The techno-scientific culture has changed the way you, me — we — are living. You have some prolongation of your mind, your brain, and I have, too, and you have a prolongation of a way to communicate. Because of that, how should we speak about the Gospel? How should we speak about Someone who is approaching us without any conditions?

He’d like to be a friend of yours without any conditions, even if you don’t accept him. He just begs for your hospitality. So we have to find the way to share that in this time of secularization, which is not so easy. But at the same time, we have to do that in this moment of human history in which religions are very present and religious seeking is very present. The spiritual needs are very present, even if our contemporaries would say: “I’m not a believer, but I’m looking for something spiritual.”

So [we need to consider]: How should we try to serve the conversation the Lord would like to have with everybody?

 

 

What events are planned for this anniversary?

There are not so many events, for two reasons: We said we would like this jubilee to be an opportunity to have a process of humility and truth among ourselves. It’s what we want to do: We don’t want to glorify the order. I like it very much, and it’s a very beautiful order, but that isn’t the goal. So this is the first reason: humility and truth.

The second reason is also that, in the order, we like subsidiarity, so each province according to its culture, history, strength and resources will organize something.
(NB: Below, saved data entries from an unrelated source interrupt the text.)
+                         ctx->d_lenhist, ctx->d_lenhist + LEN_BINS, ctx->d_ticket + 1, bad_flag);
       hipLaunchKernelGGL(k_scan3, dim3(nblk), dim3(256), 0, st, ctx->d_blocktot, ctx->d_off, ctx->d_choff, (uint32_t)nb_total);
     }
   } else {
     HIPCHK(hipMemsetAsync(ctx->d_hist, 0, nb_total * 4, st));
-    hipLaunchKernelGGL(k_hist, dim3(gn), dim3(256), 0, st, (const uint32_t*)d_scalars32, flags, ctx->d_hist, n32, plan, rank, world, bad_flag);
+    hipLaunchKernelGGL(k_hist, dim3(gn), dim3(256), 0, st, (const uint32_t*)d_scalars32, flags, ctx->d_hist, n32, plan, rank, world, bad_flag, ctx->d_zblock, zblock_clear_words(ctx));
     if (profile >= 2) HIPCHK(hipEventRecord(ctx->ev[2], st));
-    hipLaunchKernelGGL(k_scan1, dim3(nblk), dim3(256), 0, st, ctx->d_hist, ctx->d_off, ctx->d_choff, ctx->d_blocktot, (uint32_t)nb_total, L0);
-    hipLaunchKernelGGL(k_scan2, dim3(1), dim3(256), 0, st, ctx->d_blocktot, nblk, ctx->d_off, ctx->d_choff, (uint32_t)nb_total);
+    hipLaunchKernelGGL(k_scan1, dim3(nblk), dim3(256), 0, st, ctx->d_hist, ctx->d_off, ctx->d_choff, ctx->d_blocktot, (uint32_t)nb_total, L0,
+                       ctx->d_lenhist, ctx->d_lenhist + LEN_BINS, ctx->d_ticket + 1, bad_flag);
     hipLaunchKernelGGL(k_scan3, dim3(nblk), dim3(256), 0, st, ctx->d_blocktot, ctx->d_off, ctx->d_choff, (uint32_t)nb_total);
     if (profile >= 2) HIPCHK(hipEventRecord(ctx->ev[3], st));
     hipLaunchKernelGGL(k_scatter, dim3(gn), dim3(256), 0, st, (const uint32_t*)d_scalars32, flags, ctx->d_hist, ctx->d_off, ctx->d_sorted, n32, plan, rank, world);
   }
-  HIPCHK(hipMemsetAsync(ctx->d_zblock, 0, zblock_clear_bytes(ctx), st));
-  hipLaunchKernelGGL(k_chunk_desc, dim3((uint32_t)std::min<size_t>(CHUNK_DESC_BLOCKS, (nb_total + 255) / 256)), dim3(256), 0, st, ctx->d_off, ctx->d_choff, ctx->d_desc, ctx->d_lenhist, ctx->d_heavy, (uint32_t)ctx->cap_heavy, (uint32_t)nb_total, L0, ctx->d_any_multi);
+  hipLaunchKernelGGL(k_chunk_desc, dim3((uint32_t)std::min<size_t>(CHUNK_DESC_BLOCKS, (nb_total + 255) / 256)), dim3(256), 0, st, ctx->d_off, ctx->d_choff, ctx->d_desc,
+                     ctx->d_lenhist + LEN_BINS, ctx->d_order, ctx->d_heavy, (uint32_t)ctx->cap_heavy, (uint32_t)nb_total, L0, ctx->d_any_multi);
   const size_t max_chunks = nb_total + (n * (size_t)nlw) / L0 + 1;
   const uint32_t gchunks = (uint32_t)((max_chunks + 255) / 256);
-  hipLaunchKernelGGL(k_len_scan, dim3(1), dim3(256), 0, st, ctx->d_lenhist, ctx->d_lenhist + LEN_BINS, ctx->d_off + nb_total, ctx->d_choff + nb_total, bad_flag);
-  hipLaunchKernelGGL(k_order, dim3((gchunks + ORDER_PER - 1) / ORDER_PER), dim3(256), 0, st, ctx->d_desc, ctx->d_choff + nb_total, ctx->d_lenhist + LEN_BINS, ctx->d_order);
   if (hooks.before_accumulate) HIPCHK(hipStreamWaitEvent(st, hooks.before_accumulate, 0));
   if (profile >= 1) HIPCHK(hipEventRecord(ctx->ev[4], st));
   hipLaunchKernelGGL(k_accumulate, dim3(gchunks), dim3(256), 0, st, ctx->d_desc, ctx->d_choff + nb_total, ctx->d_order, ctx->d_sorted, pts, ctx->d_sums);
   if (profile >= 1) HIPCHK(hipEventRecord(ctx->ev[5], st));
   if (hooks.after_accumulate) HIPCHK(hipEventRecord(hooks.after_accumulate, st));
-  hipLaunchKernelGGL(k_heavy_combine, dim3(512), dim3(256), 0, st, ctx->d_heavy, (uint32_t)ctx->cap_heavy, ctx->d_choff, ctx->d_sums, ctx->d_combined);
   const bool small_quad = ctx->quad && ctx->rowcol_quad && nb_total <= (size_t)ctx->rowcol_quad_max;
   const bool rows_fold = small_quad && use2d && ctx->rowcol_row && ctx->tree_row && nb_total <= 8192;
-  if (rows_fold) {}
-  else if (small_quad && ctx->fold_quad)
+  const bool quad_fold = !rows_fold && small_quad && ctx->fold_quad;
+  const int lane_fold = (!rows_fold && !quad_fold && ctx->fold_pass) ? 1 : 0;
+  hipLaunchKernelGGL(k_chunk_join, dim3(lane_fold ? std::max<uint32_t>(512u, (uint32_t)((nb_total + 255) / 256)) : 512u), dim3(256), 0, st, ctx->d_heavy, (uint32_t)ctx->cap_heavy,
+                     ctx->d_choff, ctx->d_sums, ctx->d_combined, (uint32_t)nb_total, ctx->d_any_multi, lane_fold);
+  if (quad_fold)
     hipLaunchKernelGGL(k_bucket_fold_quad, dim3((uint32_t)((nb_total * 4 + 255) / 256)), dim3(256), 0, st, ctx->d_choff, ctx->d_sums, ctx->d_combined, (uint32_t)nb_total, ctx->d_any_multi);
-  else if (ctx->fold_pass)
-    hipLaunchKernelGGL(k_bucket_fold, dim3((uint32_t)((nb_total + 255) / 256)), dim3(256), 0, st, ctx->d_choff, ctx->d_sums, ctx->d_combined, (uint32_t)nb_total, ctx->d_any_multi);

For the whole order, we had an opening celebration at the beginning of November, a day of all the saints of the order, which is important, because when the Pope confirmed the order, he said he was giving the ministry of preaching as a means of sanctification to the brothers. So we have to learn how to preach from those who are saints. And we began this by proposing on our website, at least for all the members of the order and their friends, a daily lectio divina — so every day each member of the order and everyone else can take some time to go back to the word of God. This, for me, is a very significant and simple event: Take the Bible, read it, think about it, and pray. Just that.

We shall also have three major congresses: The first was in February, about the word of God and preaching on the occasion of the anniversary of Dei Verbum [the Second Vatican Council’s dogmatic constitution on divine Revelation]. Another will be in September in Salamanca [Spain] to remember the “Salamanca Process,” when the first brothers and Santo Domingo helped forge the beginning of human rights. So we shall do that: try to work together with brothers and sisters to give this kind of experience today.

And then, at the end of the jubilee, we hope that this will be celebrated by a sung Mass presided by the Holy Father, if it’s possible for him. Also, at the end, we shall have a Congress to look at the mission of the order in the future. We’re preparing that at the moment. Some issues related to our preaching that some groups are working on are issues related to parishes, indigenous people, new communications, how we can be better in evangelization.

 

What challenges do you expect in the future?

Don’t forget we have to try to follow the example of Jesus, the first preacher. So it means not forgetting there are always new cities, new cultures that we have to reach. Never forget, also, that — always — there are people who don’t have a voice in this world; and never forget, when you are concerned about religious affairs, the temptation is to close yourself off, believing you are the center of the world. As you know, the center of the world is someone else.

 

Edward Pentin is the Register’s Rome correspondent.